Ach, mein Herr‘–she jumped responsively into German–‘it was for joy I was crying, not sorrow.’ As her American was Germanic, so was her German like the Yiddish of his remote youth, and this, adding to the sweetness of her voice, dissolved the musician’s heart within his breast. He noted now with satisfaction that her fingers were bare of rings.

‘Then I am rejoiced too,’ he ventured to reply.

She smiled pathetically, and began to walk back towards her cabin. ‘With us Jews,’ she said, ‘tears and laughter are very close.’

‘Us Jews!’ He winced a little. It was so long since he had been thus classed to his face by a stranger. But perhaps he had misinterpreted her phrase; it was her way of referring to her race, not necessarily to his.

‘It is a beautiful night,’ he murmured uneasily.

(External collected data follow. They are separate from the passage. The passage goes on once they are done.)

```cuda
template <int BN, int NSPLIT, bool SPLIT, bool PP, int ACT>
__global__ void __launch_bounds__(THREADS, 1)
gemm_f16_kernel(const __grid_constant__ CUtensorMap tmA, const __grid_constant__ CUtensorMap tmB,
                const __grid_constant__ CUtensorMap tmD, const __grid_constant__ CUtensorMap tmD2, const GemmEpi ep,
                const int M, const int N, const __grid_constant__ ConvGeom cg) {
    using Cfg = GemmCfg<BN, NSPLIT, PP>;
    static_assert(PP ? NSPLIT == 1 : true, "split weights run in the conv mode only");
    constexpr int STAGES = Cfg::STAGES;
    constexpr int BM = Cfg::BM;
    extern __shared__ uint8_t smem_raw[];
    uint8_t* smem = reinterpret_cast<uint8_t*>((reinterpret_cast<uintptr_t>(smem_raw) + 1023) & ~uintptr_t(1023));
    uint8_t* sA = smem;
    uint8_t* sB = smem + STAGES * Cfg::A_BYTES;
    uint8_t* sD = smem + STAGES * Cfg::STAGE_BYTES;
    uint64_t* full = reinterpret_cast<uint64_t*>(sD + STAGING_BYTES);
    uint64_t* empty = full + STAGES;

    const int warp = threadIdx.x >> 5;
    const int lane = threadIdx.x & 31;
    const int num_m = (M + BM - 1) / BM;
    const int num_n = (N + BN - 1) / BN;
    const int num_tiles = num_m * num_n;
    auto tile_m0 = [&](int tile) { return (PP ? tile / num_n : tile % num_m) * BM; };
    auto tile_n0 = [&](int tile) { return (PP ? tile % num_n : tile / num_m) * BN; };
    const int cta_tiles = (num_tiles - 1 - int(blockIdx.x)) / int(gridDim.x) + 1;
    const int kpt = (cg.k_per_tap + BK - 1) / BK;
    const int num_k = cg.ntaps * kpt;

    if (threadIdx.x == 0) {
        tma_prefetch_desc(&tmA);
        tma_prefetch_desc(&tmB);
        tma_prefetch_desc(&tmD);
        if (SPLIT) tma_prefetch_desc(&tmD2);
        for (int i = 0; i < STAGES; ++i) {
            mbar_init(&full[i], 1);
            mbar_init(&empty[i], PP ? 4 : 8);
        }
        fence_mbar_init();
    }
    __syncthreads();

    if (warp < 4) {
        setmaxnreg_dec<PRODUCER_REGS>();
        if (warp == 0 && lane == 0) {
            int stage = 0;
            uint32_t phase = 0;
            for (int i = 0; i < cta_tiles; ++i) {
                const int tile = blockIdx.x + i * gridDim.x;
                const int m0 = tile_m0(tile), n0 = tile_n0(tile);
                for (int tap = 0; tap < cg.ntaps; ++tap) {
                    const int arow = m0 + cg.tap_off[tap];
                    const int bcol = tap * cg.k_per_tap;
                    for (int kk = 0; kk < kpt; ++kk) {
                        mbar_wait(&empty[stage], phase ^ 1);
                        const bool lo_blk = NSPLIT == 2 && ((cg.lo_mask >> kk) & 1ull);
                        mbar_expect_tx(&full[stage], Cfg::A_BYTES + (lo_blk ? Cfg::B_TILE : Cfg::B_BYTES));
                        tma_load_2d(sA + stage * Cfg::A_BYTES, &tmA, &full[stage], kk * BK, arow);
                        tma_load_2d(sB + stage * Cfg::B_BYTES, &tmB, &full[stage], bcol + kk * BK, n0);
                        if (NSPLIT == 2 && !lo_blk)
                            tma_load_2d(sB + stage * Cfg::B_BYTES + Cfg::B_TILE, &tmB, &full[stage],
                                        cg.ntaps * cg.k_per_tap + bcol + kk * BK, n0);
                        if (++stage == STAGES) { stage = 0; phase ^= 1; }
                    }
                }
            }
        }
        return;
    }

    setmaxnreg_inc<CONSUMER_REGS>();
    const int wg = (warp >> 2) - 1;
    const int wq = warp & 3;
    constexpr int R = BN / 2;
    float acc[R];
    const bool issuer = (threadIdx.x & 127) == 0;
    uint32_t buf = 0;
    auto wg_sync = [&] {
        if (wg == 0) named_bar_sync(1, 128);
        else named_bar_sync(2, 128);
    };
    auto store_subtile = [&](int col, int row) {
        fence_proxy_async();
        if (issuer) bulk_wait_read<0>();
        wg_sync();
        if (issuer) {
            const uint8_t* src = sD + (wg * 2 + buf) * STG_BYTES;
            if (ep.accumulate) tma_reduce_add_2d(&tmD, src, col, row);
            else tma_store_2d(&tmD, src, col, row);
            bulk_commit();
        }
        buf ^= 1;
    };
    auto wait_turn = [&] {
        if (wg == 0) named_bar_sync(3, 256);
        else named_bar_sync(4, 256);
    };
    auto pass_turn = [&] {
        if (wg == 0) named_bar_arrive(4, 256);
        else named_bar_arrive(3, 256);
    };
    for (int i = PP ? wg : 0; i < cta_tiles; i += PP ? 2 : 1) {
        const int tile = blockIdx.x + i * gridDim.x;
        const int m0 = tile_m0(tile) + (PP ? 0 : wg * 64), n0 = tile_n0(tile);
        const uint64_t first = uint64_t(i) * uint64_t(num_k);
        int stage = int(first % STAGES);
        uint32_t phase = uint32_t(first / STAGES) & 1u;
        if (PP && i > 0) wait_turn();
        int prev = -1;
        for (int kb = 0, kk = 0; kb < num_k; ++kb) {
            mbar_wait(&full[stage], phase);
            const uint64_t adesc = wgmma_desc_sw128(sA + stage * Cfg::A_BYTES + (PP ? 0 : wg * (64 * 128)));
            const uint64_t bdesc = wgmma_desc_sw128(sB + stage * Cfg::B_BYTES);
            const bool lo_blk = NSPLIT == 2 && ((cg.lo_mask >> kk) & 1ull);
            wgmma_fence_regs<R>(acc);
            wgmma_fence();
#pragma unroll
            for (int k = 0; k < BK / 16; ++k) {
                Wgmma<BN>::mma(acc, adesc + 2 * k, bdesc + 2 * k, (kb | k) != 0 ? 1u : 0u);
                if (NSPLIT == 2 && !lo_blk) Wgmma<BN>::mma(acc, adesc + 2 * k, bdesc + (Cfg::B_TILE >> 4) + 2 * k, 1u);
            }
            wgmma_commit();
            wgmma_wait<1>();
            wgmma_fence_regs<R>(acc);
            if (prev >= 0) {
                __syncwarp();
                if (lane == 0) mbar_arrive(&empty[prev]);
            }
            prev = stage;
            if (++stage == STAGES) { stage = 0; phase ^= 1; }
            if (++kk == kpt) kk = 0;
        }
        if (PP && i + 1 < cta_tiles) pass_turn();
        float2 sc[8], bi[8];
        auto load_sb = [&](int s) {
#pragma unroll
            for (int c = 0; c < 8; ++c) {
                const int n = min(n0 + 64 * s + 8 * c + 2 * (lane & 3), N - 2);
                sc[c] = ep.scale ? __ldg(reinterpret_cast<const float2*>(ep.scale + n)) : make_float2(1.f, 1.f);
                bi[c] = ep.bias ? __ldg(reinterpret_cast<const float2*>(ep.bias + n)) : make_float2(-0.f, -0.f);
            }
        };
        load_sb(0);
        wgmma_wait<0>();
        wgmma_fence_regs<R>(acc);
        __syncwarp();
        if (lane == 0) mbar_arrive(&empty[prev]);

        bool keep[2] = {true, true};
        if (cg.mask) {
#pragma unroll
            for (int h = 0; h < 2; ++h) {
                const int mm = m0 + wq * 16 + (lane >> 2) + 8 * h - cg.row0;
                const int w = mm % cg.Wp, r1 = mm / cg.Wp;
                const int hh = r1 % cg.Hp, r2 = r1 / cg.Hp;
                const int tt = r2 % cg.Tp;
                keep[h] = (mm >= 0) && (w >= cg.w0) && (w < cg.w1) && (hh >= cg.h0) && (hh < cg.h1) && (tt >= cg.t0) && (tt < cg.t1);
            }
        }
        const int row = m0;
        const uint32_t stg = smem_u32(sD) + wg * 2 * STG_BYTES + (wq * 16 + (lane >> 2)) * 128;
        const int swz = lane >> 2;
#pragma unroll
        for (int s = 0; s < BN / 64; ++s) {
            if (n0 + 64 * s >= N) break;
#pragma unroll
            for (int c = 0; c < 8; ++c)
#pragma unroll
                for (int h = 0; h < 2; ++h) {
                    const int j = 8 * s + c;
                    float v0 = __fadd_rn(__fmul_rn(acc[4 * j + 2 * h], sc[c].x), bi[c].x);
                    float v1 = __fadd_rn(__fmul_rn(acc[4 * j + 2 * h + 1], sc[c].y), bi[c].y);
                    v0 = apply_act<ACT>(v0);
                    v1 = apply_act<ACT>(v1);
                    acc[4 * j + 2 * h] = keep[h] ? v0 : 0.f;
                    acc[4 * j + 2 * h + 1] = keep[h] ? v1 : 0.f;
                }
            if (s + 1 < BN / 64) load_sb(s + 1);
            if (SPLIT) {
                if (issuer) bulk_wait_read<0>();
                wg_sync();
#pragma unroll
                for (int c = 0; c < 8; ++c)
#pragma unroll
                    for (int h = 0; h < 2; ++h) {
                        const int j = 8 * s + c;
                        const float v0 = acc[4 * j + 2 * h], v1 = acc[4 * j + 2 * h + 1];
                        const __half2 hi = __floats2half2_rn(v0, v1);
                        const uint32_t off = h * 8 * 128 + ((c ^ swz) << 4) + 4 * (lane & 3);
                        st_shared_b32(stg + off, *reinterpret_cast<const uint32_t*>(&hi));
                        st_shared_b32(stg + STG_BYTES + off, pack_half2(v0 - __low2float(hi), v1 - __high2float(hi)));
                    }
                fence_proxy_async();
                wg_sync();
                if (issuer) {
                    tma_store_2d(&tmD, sD + wg * 2 * STG_BYTES, n0 + 64 * s, row);
                    tma_store_2d(&tmD2, sD + (wg * 2 + 1) * STG_BYTES, n0 + 64 * s, row);
                    bulk_commit();
                }
            } else if (ep.out_f32) {
#pragma unroll
                for (int q = 0; q < 2; ++q) {
                    if (q == 1 && n0 + 64 * s + 32 >= N) break;
                    const uint32_t d = stg + buf * STG_BYTES;
#pragma unroll
                    for (int c = 0; c < 4; ++c) {
                        const int j = 8 * s + 4 * q + c;
                        const int chunk = 2 * c + ((lane & 3) >> 1);
#pragma unroll
                        for (int h = 0; h < 2; ++h)
                            st_shared_v2_f32(d + h * 8 * 128 + ((chunk ^ swz) << 4) + 8 * (lane & 1), acc[4 * j + 2 * h],
                                             acc[4 * j + 2 * h + 1]);
                    }
                    store_subtile(n0 + 64 * s + 32 * q, row);
                }
            } else {
                const uint32_t d = stg + buf * STG_BYTES;
#pragma unroll
                for (int c = 0; c < 8; ++c)
#pragma unroll
                    for (int h = 0; h < 2; ++h) {
                        const int j = 8 * s + c;
                        st_shared_b32(d + h * 8 * 128 + ((c ^ swz) << 4) + 4 * (lane & 3),
                                      pack_half2(acc[4 * j + 2 * h], acc[4 * j + 2 * h + 1]));
                    }
                store_subtile(n0 + 64 * s, row);
            }
        }
    }
    if (issuer) bulk_wait<0>();
}

template <int BN, int NSPLIT, bool SPLIT, bool PP, int ACT>
int launch_gemm(const CUtensorMap& tmA, const CUtensorMap& tmB, const CUtensorMap& tmD, const CUtensorMap& tmD2,
                const GemmEpi& ep, int M, int N, const ConvGeom& cg, cudaStream_t stream) {
    using Cfg = GemmCfg<BN, NSPLIT, PP>;
    static std::atomic<bool> attr_set[64];
    int dev = 0;
    VF_CUDA(cudaGetDevice(&dev));
    if (dev < 0 || dev >= 64 || !attr_set[dev].load(std::memory_order_acquire)) {
        VF_CUDA(cudaFuncSetAttribute(gemm_f16_kernel<BN, NSPLIT, SPLIT, PP, ACT>,
                                     cudaFuncAttributeMaxDynamicSharedMemorySize, Cfg::SMEM_BYTES));
        if (dev >= 0 && dev < 64) attr_set[dev].store(true, std::memory_order_release);
    }
    const int tiles = ((M + Cfg::BM - 1) / Cfg::BM) * ((N + BN - 1) / BN);
    const int sms = device_sm_count();
    const int grid = tiles < sms ? tiles : sms;
    gemm_f16_kernel<BN, NSPLIT, SPLIT, PP, ACT><<<grid, THREADS, Cfg::SMEM_BYTES, stream>>>(tmA, tmB, tmD, tmD2, ep, M,
                                                                                            N, cg);
    VF_CUDA(cudaGetLastError());
    return VF_OK;
}

template <int BN, int NSPLIT, bool SPLIT, bool PP>
int launch_act(const CUtensorMap& tmA, const CUtensorMap& tmB, const CUtensorMap& tmD, const CUtensorMap& tmD2,
               const GemmEpi& ep, int M, int N, const ConvGeom& cg, cudaStream_t stream) {
    switch (ep.act) {
        case VF_ACT_QUICKGELU:
            return launch_gemm<BN, NSPLIT, SPLIT, PP, VF_ACT_QUICKGELU>(tmA, tmB, tmD, tmD2, ep, M, N, cg, stream);
        case VF_ACT_RELU:
            return launch_gemm<BN, NSPLIT, SPLIT, PP, VF_ACT_RELU>(tmA, tmB, tmD, tmD2, ep, M, N, cg, stream);
        case VF_ACT_SIGMOID:
            return launch_gemm<BN, NSPLIT, SPLIT, PP, VF_ACT_SIGMOID>(tmA, tmB, tmD, tmD2, ep, M, N, cg, stream);
        case VF_ACT_TANH:
            return launch_gemm<BN, NSPLIT, SPLIT, PP, VF_ACT_TANH>(tmA, tmB, tmD, tmD2, ep, M, N, cg, stream);
        case VF_ACT_LEAKY:
            if constexpr (NSPLIT == 2 && !PP)
                return launch_gemm<BN, NSPLIT, SPLIT, PP, VF_ACT_LEAKY>(tmA, tmB, tmD, tmD2, ep, M, N, cg, stream);
            else
                return fail(VF_ERR_INVALID, "gemm: LeakyReLU is built for split-weight convolutions (nsplit = 2) only");
        case VF_ACT_GELU:
            if constexpr (!SPLIT && ((NSPLIT == 1 && PP) || (NSPLIT == 2 && !PP)))
                return launch_gemm<BN, NSPLIT, SPLIT, PP, VF_ACT_GELU>(tmA, tmB, tmD, tmD2, ep, M, N, cg, stream);
            else
                return fail(VF_ERR_INVALID, "gemm: GELU is built for gemm_f16 and split-weight convolutions, without split output, only");
        default:
            return launch_gemm<BN, NSPLIT, SPLIT, PP, VF_ACT_NONE>(tmA, tmB, tmD, tmD2, ep, M, N, cg, stream);
    }
}

}

#define GEMM_LAUNCH_ARGS                                                                                           \
    const CUtensorMap &tmA, const CUtensorMap &tmB, const CUtensorMap &tmD, const CUtensorMap &tmD2, int bn,       \
        const GemmEpi &ep, int M, int N, const ConvGeom &cg, cudaStream_t stream
template <int NSPLIT, bool SPLIT, bool PP>
int launch_bn(GEMM_LAUNCH_ARGS) {
    if (bn == 256) return launch_act<256, NSPLIT, SPLIT, PP>(tmA, tmB, tmD, tmD2, ep, M, N, cg, stream);
    if (bn == 192) return launch_act<192, NSPLIT, SPLIT, PP>(tmA, tmB, tmD, tmD2, ep, M, N, cg, stream);
    if (bn == 128) return launch_act<128, NSPLIT, SPLIT, PP>(tmA, tmB, tmD, tmD2, ep, M, N, cg, stream);
    return launch_act<64, NSPLIT, SPLIT, PP>(tmA, tmB, tmD, tmD2, ep, M, N, cg, stream);
}

}
```

Baseline: 46040.

## Multicast B tiles across 2-CTA clusters in ping-pong GEMM

Launches the ping-pong GEMM as 2-CTA clusters that work on adjacent M tiles sharing the same N tile. Each CTA TMA-loads half of the B tile and multicasts it to both CTAs, which halves B global/L2 traffic per pair. Empty barriers now take arrivals from both CTAs through remote mbarrier arrives, and cluster syncs are added at start and exit. In exchange, the tile scheduler works at pair granularity and tile-width selection uses a cluster occupancy query, which can cause imbalance when the M tile count is odd and adds coupling between the two CTAs.
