struct FourStep {
    const u64* fwd[FOURSTEP_MAX_LOG + 1][5] = {};
    const u64* inv[FOURSTEP_MAX_LOG + 1] = {};
    const u64* pass_fwd[PASS_MAX_LOG + 1][5] = {};
};
struct Tables {
    const u64* tw;
    int LM;
    const u64* pow7;
    const u64* ipow7;
    const FourStep* fs;
};

void launch_lde(const u64* coef, u64 coef_stride, u64* out, u64* scratch, int npoly, int logn, int logbeta,
                const Tables& T, hipStream_t s, const unsigned char* skip = nullptr);
void build_fourstep(u64* out, int logn, int logbeta, const Tables& T, hipStream_t s);
void build_pass_tables(u64* out, int logn, int logbeta, const Tables& T, hipStream_t s);
void launch_interpolate(const u64* evals, u64 in_stride, u64* out, u64 out_stride, u64* scratch, int npoly, int logn,
                        bool off7, u64 keep, const Tables& T, hipStream_t s, const unsigned char* skip = nullptr);
constexpr int CONST_DETECT_SPAN = 1024, CONST_FILL_SPAN = 4096;
void launch_const_detect(const u64* cols, int ncols, int logn, unsigned char* flags, hipStream_t s);
void launch_const_fill(const unsigned char* flags, const u64* src, u64 src_stride, u64* coef, u64* lde, int ncols,
                       int logn, int logbeta, hipStream_t s);

struct ColConst {
    const unsigned char* flags = nullptr;
    const u64* vals = nullptr;
    u64 val_stride = 0;
};
struct RowConst {
    unsigned mask;
    u64 v[7];
};
__device__ __forceinline__ RowConst row_const_uniform(const ColConst& cc, u64 proof) {
    const u64 o = proof * 7;
    const uint32_t* w = reinterpret_cast<const uint32_t*>(cc.flags) + (o >> 2);
    const unsigned r = (unsigned)(o & 3);
    u64 bytes = ((u64)w[0] | ((u64)w[1] << 32)) >> (8 * r);
    if (r >= 2) bytes |= (u64)w[2] << (64 - 8 * r);
    RowConst rc;
    rc.mask = 0;
#pragma unroll
    for (int c = 0; c < 7; c++) rc.mask |= ((bytes >> (8 * c)) & 0xFF ? 1u : 0u) << c;
    rc.mask = __builtin_amdgcn_readfirstlane(rc.mask);
#pragma unroll
    for (int c = 0; c < 7; c++) {
        rc.v[c] = 0;
        if ((rc.mask >> c) & 1) {
            const u64 v = cc.vals[(o + c) * cc.val_stride];
            const uint32_t lo = (uint32_t)__builtin_amdgcn_readfirstlane((int)(uint32_t)v);
            const uint32_t hi = (uint32_t)__builtin_amdgcn_readfirstlane((int)(uint32_t)(v >> 32));
            rc.v[c] = (u64)lo | ((u64)hi << 32);
        }
    }
    return rc;
}
__device__ __forceinline__ RowConst row_const_lane(const ColConst& cc, u64 proof) {
    RowConst rc;
    rc.mask = 0;
#pragma unroll
    for (int c = 0; c < 7; c++) {
        rc.v[c] = cc.vals[(proof * 7 + c) * cc.val_stride];
        rc.mask |= (cc.flags[proof * 7 + c] ? 1u : 0u) << c;
    }
    return rc;
}
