int prepare(Extractor* e, int w, int h, int n) {
    if (w != e->cur_w || h != e->cur_h) {
        if (e->cur_w >= 0 && hipDeviceSynchronize() != hipSuccess) return orbgpu_fail(ORB_ERR_DEVICE, "sync failed");
        orbgpu::Geometry g;
        if (!orbgpu::build_geometry(e->P, w, h, g)) return orbgpu_fail(ORB_ERR_ARG, "image too small for the pyramid/cell grid");
        for (int v = 0; v < 16; ++v)
            if (g.k.umax[v] != kDiscUmax[v]) return orbgpu_fail(ORB_ERR_INTERNAL, "umax differs from the IC_Angle disc table");
        e->geo = g;
        e->cur_w = w;
        e->cur_h = h;
        int rc;
        if ((rc = grow(e->d_cells, e->cells_cap, g.cells.size())) != ORB_OK) return rc;
        if ((rc = grow(e->d_xtab, e->xtab_cap, std::max<size_t>(1, g.xtab.size() / 2))) != ORB_OK) return rc;
        if ((rc = grow(e->d_ytab, e->ytab_cap, std::max<size_t>(1, g.ytab.size() / 4))) != ORB_OK) return rc;
        if (!e->d_geom && hipMalloc(&e->d_geom, sizeof(orbgpu::KernelGeom)) != hipSuccess)
            return orbgpu_fail(ORB_ERR_DEVICE, "hipMalloc failed");
        if (hipMemcpy(e->d_geom, &g.k, sizeof(orbgpu::KernelGeom), hipMemcpyHostToDevice) != hipSuccess ||
            hipMemcpy(e->d_cells, g.cells.data(), g.cells.size() * sizeof(orbgpu::CellDesc), hipMemcpyHostToDevice) != hipSuccess ||
            (!g.xtab.empty() && hipMemcpy(e->d_xtab, g.xtab.data(), g.xtab.size() * 4, hipMemcpyHostToDevice) != hipSuccess) ||
            (!g.ytab.empty() && hipMemcpy(e->d_ytab, g.ytab.data(), g.ytab.size() * 4, hipMemcpyHostToDevice) != hipSuccess))
            return orbgpu_fail(ORB_ERR_DEVICE, "table upload failed");
        std::vector<int4> tt;
        tile_tables(g.k, tt, e->tile_off);
        for (int l = 1; l < g.k.nlevels; ++l) {
            const bool small = 4 * g.k.lv[l - 1].w <= 5 * g.k.lv[l].w && 4 * g.k.lv[l - 1].h <= 5 * g.k.lv[l].h;
            const int bwmax = (small ? kSmallBoxW : kBoxW) - 3, bhmax = small ? kSmallBoxH : kBoxH;
            const int t1 = l + 1 < g.k.nlevels ? e->tile_off[l + 1] : (int)tt.size();
            for (int t = e->tile_off[l]; t < t1; ++t)
                if ((tt[t].y >> 16) > bwmax || (tt[t].z >> 16) > bhmax) {
                    e->cur_w = e->cur_h = -1;
                    e->geo_ok = false;
                    return orbgpu_fail(ORB_ERR_ARG, "pyramid level ratio above 2 (scale factor too large)");
                }
        }
        if ((rc = grow(e->d_tiletab, e->tiletab_cap, tt.size())) != ORB_OK) return rc;
        if (hipMemcpy(e->d_tiletab, tt.data(), tt.size() * sizeof(int4), hipMemcpyHostToDevice) != hipSuccess)
            return orbgpu_fail(ORB_ERR_DEVICE, "table upload failed");
        std::vector<int4> pt;
        e->pair_ok = pair_tables(g.k, tt, e->tile_off, pt);
        if (e->pair_ok) {
            if ((rc = grow(e->d_pairtab, e->pairtab_cap, pt.size())) != ORB_OK) return rc;
            if (hipMemcpy(e->d_pairtab, pt.data(), pt.size() * sizeof(int4), hipMemcpyHostToDevice) != hipSuccess)
                return orbgpu_fail(ORB_ERR_DEVICE, "table upload failed");
        }
        e->geo_ok = true;
        size_t meta = 0;
        for (int l = 0; l < g.k.nlevels; ++l) {
            const int lcap = g.k.lv[l].sel_cap + 64;
            meta = std::max(meta, (qt2_meta_bytes(lcap) + 15) & ~(size_t)15);
        }
        const size_t want = meta + (size_t)e->qt_key_room * 1024;
        if (meta > 160 * 1024) return orbgpu_fail(ORB_ERR_ARG, "nfeatures too large for the quad-tree LDS budget");
        e->qt_lds = (int)std::min<size_t>(want, 160 * 1024);
        if (hipFuncSetAttribute((const void*)k_quadtree_kp, hipFuncAttributeMaxDynamicSharedMemorySize, 160 * 1024) !=
            hipSuccess)
            return orbgpu_fail(ORB_ERR_DEVICE, "cannot raise the quad-tree LDS limit");
    }
    const orbgpu::KernelGeom& k = e->geo.k;
    int rc;
    if ((rc = grow(e->d_pyr, e->pyr_cap, (size_t)k.pyr_frame_bytes * n)) != ORB_OK) return rc;
    if ((rc = grow(e->d_cand, e->cand_cap, (size_t)k.cand_frame_cap * n)) != ORB_OK) return rc;
    if ((rc = grow(e->d_scratch, e->scratch_cap, (size_t)k.cand_frame_cap * n * 2)) != ORB_OK) return rc;
    if ((rc = grow(e->d_cell_count, e->cell_count_cap, (size_t)k.ncells * n)) != ORB_OK) return rc;
    if ((rc = grow(e->d_cell_thr, e->cell_thr_cap, (size_t)k.ncells * n)) != ORB_OK) return rc;
    if ((rc = grow(e->d_sel, e->sel_cap, (size_t)k.sel_frame_cap * n)) != ORB_OK) return rc;
    if ((rc = grow(e->d_dst, e->dst_cap, (size_t)k.sel_frame_cap * n)) != ORB_OK) return rc;
    if ((rc = grow(e->d_sel_count, e->selcount_cap, (size_t)k.nlevels * n)) != ORB_OK) return rc;
    if ((rc = grow(e->d_lap_count, e->lapcount_cap, (size_t)k.nlevels * n)) != ORB_OK) return rc;
    if (e->desc_split) {
        if ((rc = grow(e->d_st_kp, e->st_kp_cap, (size_t)k.sel_frame_cap * n)) != ORB_OK) return rc;
        if ((rc = grow(e->d_st_desc, e->st_desc_cap, (size_t)k.sel_frame_cap * n * 32)) != ORB_OK) return rc;
    }
    if ((k.debug_flags & 4) && (rc = grow(e->d_stamps, e->stamps_cap, (size_t)k.nlevels * n * kQtStamps)) != ORB_OK) return rc;
    return ORB_OK;
}
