__device__ __forceinline__ void store_masks16x4(uint4* __restrict__ dst , const uint32_t (&mw)[4], int wave, int lane) {
    const int n = lane & 15, g = lane >> 4;
    uint32_t w[4];
#pragma unroll
    for (int i = 0; i < 4; ++i) {
        const uint32_t mine = spread_nibbles(mw[i]) << (4 * (g >> 1));
        w[i] = mine | (uint32_t)__shfl_xor((int)mine, 32, 64);
    }
    if (g < 2) dst[16 * (wave & 1) + n + 32 * g] = make_uint4(w[0], w[1], w[2], w[3]);
}

#ifdef SNR_STAMPS
#define SNR16_STAMP(i) do { if (io.sigmas && lane == 0) { unsigned long long t_; asm volatile("s_memtime %0\n\ts_waitcnt lgkmcnt(0)" : "=s"(t_) :: "memory"); \
        reinterpret_cast<unsigned long long*>(io.sigmas)[(tile_wg * WAVES + wave) * 8 + (i)] = t_; } } while (0)
#define SNR16_STAMP_HWID(i) do { if (io.sigmas && lane == 0) { unsigned a_, b_; asm volatile("s_getreg_b32 %0, hwreg(HW_REG_HW_ID)\n\ts_getreg_b32 %1, hwreg(HW_REG_XCC_ID)" : "=s"(a_), "=s"(b_)); \
        reinterpret_cast<unsigned long long*>(io.sigmas)[(tile_wg * WAVES + wave) * 8 + (i)] = (unsigned long long)a_ | ((unsigned long long)b_ << 32); } } while (0)
#else
#define SNR16_STAMP(i) do {} while (0)
#define SNR16_STAMP_HWID(i) do {} while (0)
#endif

But he only opened wider the flood-gates of race-feeling.

‘Yes,’ she replied simply, ‘and such a heaven of stars is beginning to arise over the night of Israel. Is it not wonderful–the transformation of our people? When I left Russia as a girl–so young,’ she interpolated with a sad smile, ‘that I had not even been married–I left a priest-ridden, paralysed people, a cringing, cowering, contorted people–I shall never forget the panic in our synagogue when a troop of Cossacks rode in with a bogus blood-accusation. Now it is a people alive with ideas and volitions; the young generation dreams noble dreams, and, what is stranger, dies to execute them. Our Bund is the soul of the Russian revolution; our self-defence bands are bringing back the days of Judas Maccabaeus. In the olden times of massacre our people fled to the synagogues to pray; now they march to the fight like men.’

They had arrived at her door, and she ended suddenly. The musician, fascinated, feared she was about to fade away within.

‘But Jews can’t fight!’ he cried, half-incredulous, half to arrest her.

‘Not fight!’ She held up the Hebrew letter. ‘They have scouts, ambulance corps, orderlies, surgeons, everything–my cousin David Ben Amram, who is little more than a boy, was told off to defend a large three-story house inhabited by the families of factory-labourers who were at work when the pogrom broke out. The poor frenzied women and children had barricaded themselves within at the first rumour, and hidden themselves in cellars and attics. My cousin had to climb to their defence over the neighbouring tiles and through a window in the roof. Soon the house was besieged by police, troops, and hooligans in devilish league. With his one Browning revolver David held them all at bay, firing from every window of the house in turn, so as to give the besiegers an impression of a large defensive force. At last his cartridges were exhausted–to procure cartridges is the greatest difficulty of our self-defence corps–they began battering in the big front-door. David, seeing further resistance was useless, calmly drew back the bolts, to the mob’s amaze, and, as it poured in, he cried: ‘Back! back! They have bombs!’ and rushed into the street, as if to escape the explosion. The others followed wildly, and in the panic David ran down a dark alley, and disappeared in search of a new post of defence. Though the door stood open, and the cowering inhabitants were at their mercy, the assailants, afraid to enter, remained for over an hour at a safe distance firing at the house, till it was riddled with bullets. They counted nearly two hundred the next day, embedded in the walls or strewn about the rooms. And not a thing had been stolen–not a hooligan had dared enter. But David is only a type of the young generation–there are hundreds of Davids equally ready to take the field against Goliath. And shall I not rejoice, shall I not exult even unto tears?’ Her eyes glowed, and the musician was kindled to equal fire. It seemed to him less a girl who was speaking than Truth and Purity and some dead muse of his own. ‘The Pale that I left,’ she went on, ‘was truly a prison. But now–now it will be the forging-place of a regenerated people! Oh, I am counting the days till I can be back!’